(To do)
If a line below contains the string "getenv", return that line.

◇ ◇ ◇ ◇

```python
HIP_SOURCES = ["raster.hip", "bvh.hip", "resolve.hip", "unproject.hip", "boxes.hip", "observe.hip", "rays.hip", "rays_host.cpp", "flow.hip", "flow_host.cpp", "bvh.cpp", "mrx_api.cpp", "scene.cpp", "stages.cpp", "shards.cpp", "host_tools.cpp", "assets.cpp", "ktx2.cpp"]
HIP_DEPS = HIP_SOURCES + ["raster.hpp", "raster_dev.hpp", "bvh.hpp", "resolve.hpp", "unproject.hpp", "boxes.hpp", "observe.hpp", "rays.hpp", "rays_core.hpp", "flow.hpp", "flow_core.hpp", "assets.hpp", "bc7_tables.inc",
                          "renderer.hpp", "shards.hpp", "error.hpp",
                          "../../include/mrx.h"]
MGR_SOURCES = ["manager.cpp"]
MGR_DEPS = MGR_SOURCES + ["../../include/madrona_mi355/manager.hpp",
                          "../../include/madrona_mi355/types.hpp", "../../include/mrx.h"]
PY_SOURCES = ["py_module.cpp", "manager.cpp"]


def ext_suffix():
    return sysconfig.get_config_var("EXT_SUFFIX") or ".so"


def lib_path():
    return os.path.join(HERE, "libmrx_hip.so")

# ... 188 lines not shown
```

madrona_renderer_amd/csrc/host_tools.cpp:

```cpp
#include "renderer.hpp"

#include "assets.hpp"
#include "boxes.hpp"
#include "rays.hpp"

extern "C" {

int mrx_projection_constants(uint32_t width, uint32_t height, int render_mode, mrx_projection proj, float out[6])
{
    if (!out)
        return fail(MRX_E_INVALID, "null output");
    if (render_mode != MRX_MODE_RASTERIZER && render_mode != MRX_MODE_RAYTRACER)
        return fail(MRX_E_INVALID, "bad render_mode");
    const bool rt = render_mode == MRX_MODE_RAYTRACER;
    mrx::ViewProj c;
    const int rc = projectionConstants(width, rt ? width : height, rt, proj, c);
    if (rc != MRX_OK)
        return rc;
    out[0] = c.sx; out[1] = c.ox; out[2] = c.sz; out[3] = c.oz; out[4] = c.invNear; out[5] = c.s6bPad;
    return MRX_OK;
}

int mrx_light_constants(mrx_light light, float out[5])
{
// ... 178 lines not shown
}

uint32_t mrx_dispatch_min_tris(uint32_t base, uint32_t num_views, int textured, uint32_t width, uint32_t height,
                               uint32_t num_cus)
{
    return mrx::bvhDispatchMinTris(base ? base : mrx::kBvhMinTris, num_views, textured != 0, width, height, num_cus);
}

uint32_t mrx_group_fill(uint32_t num_cus) { return mrx::groupFill(num_cus); }

int mrx_dispatch_flat(int raytracer, uint32_t num_views, uint32_t width, uint32_t height, uint32_t max_world_triangles,
                      uint32_t max_world_instances, uint32_t num_cus)
{
    return mrx::bvhDispatchFlat(raytracer != 0, num_views, width, raytracer ? width : height, max_world_triangles,
                                max_world_instances, num_cus) ? 1 : 0;
}

int mrx_blas_check(const float *tri_pos, uint32_t num_tris, uint32_t *num_nodes, uint32_t *depth,
                   uint32_t *num_leaves)
{
    if ((!tri_pos && num_tris) || !num_nodes || !depth || !num_leaves)
        return fail(MRX_E_INVALID, "null argument");
    using namespace mrx;
    std::vector<ObjTri> tris(num_tris);
    for (uint32_t t = 0; t < num_tris; ++t)
        std::memcpy(tris[t].p, tri_pos + 9 * (size_t)t, 36);
    BlasSet b;
    buildBlas(tris.data(), { 0 }, { (int32_t)num_tris }, b);
    *num_nodes = (uint32_t)b.nodes.size();
    *depth = b.maxDepth;
// ... 66 lines not shown
```

madrona_renderer_amd/csrc/manager.cpp:

```cpp
#include "../../include/madrona_mi355/manager.hpp"
#include "../../include/mrx.h"

#include <algorithm>
#include <cstdio>
#include <cstdlib>
#include <stdexcept>
#include <string>
#include <vector>

namespace madRender {

namespace detail {
static bool g_throwOnError = false;
void setThrowOnError(bool v) { g_throwOnError = v; }

[[noreturn]] static void fatal(const char *msg)
{
    if (g_throwOnError)
        throw std::runtime_error(msg);
    std::fprintf(stderr, "FATAL: %s\n", msg);
    std::fflush(stderr);
    std::abort();
}
[[noreturn]] static void fatal(const std::string &msg) { fatal(msg.c_str()); }
// ... 302 lines not shown
    return accepted(mrx_set_instance_labels(impl_->r, first, count, labels));
}

void Manager::instanceLabels(uint32_t first, uint32_t count, int32_t *out) const
{
    check(mrx_instance_labels(impl_->r, first, count, out));
}

int Manager::placement(float *candUs, int capacity, float *keptUs) const
{
    return mrx_placement(impl_->r, candUs, capacity, keptUs);
}

const char *Manager::rasterEntry() const
{
    static const char *const names[] = {"none", "group-fast", "group", "chunked", "brute", "bvh"};
    const int e = mrx_raster_entry(impl_->r);
    if (e < 0 || e >= (int)(sizeof names / sizeof names[0]))
        detail::fatal(mrx_last_error());
    return names[e];
}

Manager::KernelFormInfo Manager::kernelForm() const
{
    static const char *const names[] = {"Uniform", "PV", "PVL", "C", "PVLC", "M", "PVLM", "N", "NPV", "L", "LN", "PVM"};
    mrx_kernel_form_t f {};
    check(mrx_kernel_form(impl_->r, &f));
    if (f.form < 0 || f.form >= (int)(sizeof names / sizeof names[0]))
        detail::fatal("mrx_kernel_form: unknown form");
    return KernelFormInfo { names[f.form], f.slots };
}
// ... 13 lines not shown
```

madrona_renderer_amd/csrc/mrx_api.cpp:

```cpp
#include "renderer.hpp"

#include <chrono>
#include <utility>

#include "boxes.hpp"
#include "observe.hpp"

constexpr size_t kOutPeriod = 512u << 10;
static size_t outPhase(const char *env, size_t dflt)
{
    if (const char *dbg = std::getenv(env))
        return (size_t)std::atoll(dbg) << 10;
    return dflt;
}
bool firstKindIsOneBlock(size_t px)
{
    if (const char *dbg = std::getenv("MRX_OUT_KIND"))
        return dbg[0] == 'o';
    return px * 4 < (128ull << 20);
}

hipError_t allocOutputs(size_t px, bool wantRgb, bool wantDepth, bool wantIds, bool oneAllocation,
                        DevBuf<uint32_t> &rgb, DevBuf<float> &depth, DevBuf<int32_t> &ids,
                        bool wantNormal, DevBuf<uint32_t> &normal)
// ... 775 lines not shown
        if (const int src = settle(r))
            return src;
    if (!r)
        return fail(MRX_E_INVALID, "null renderer");
    if (!r->shards.empty())
        return shardsRun(r, kCmdSync);
    MRX_HIP(hipSetDevice(r->device));
    MRX_HIP(hipStreamSynchronize(r->stream));
    return MRX_OK;
}
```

◇ ◇ ◇ ◇

(Written response)
    if (const char *dbg = std::getenv(env))
    if (const char *dbg = std::getenv("MRX_OUT_KIND"))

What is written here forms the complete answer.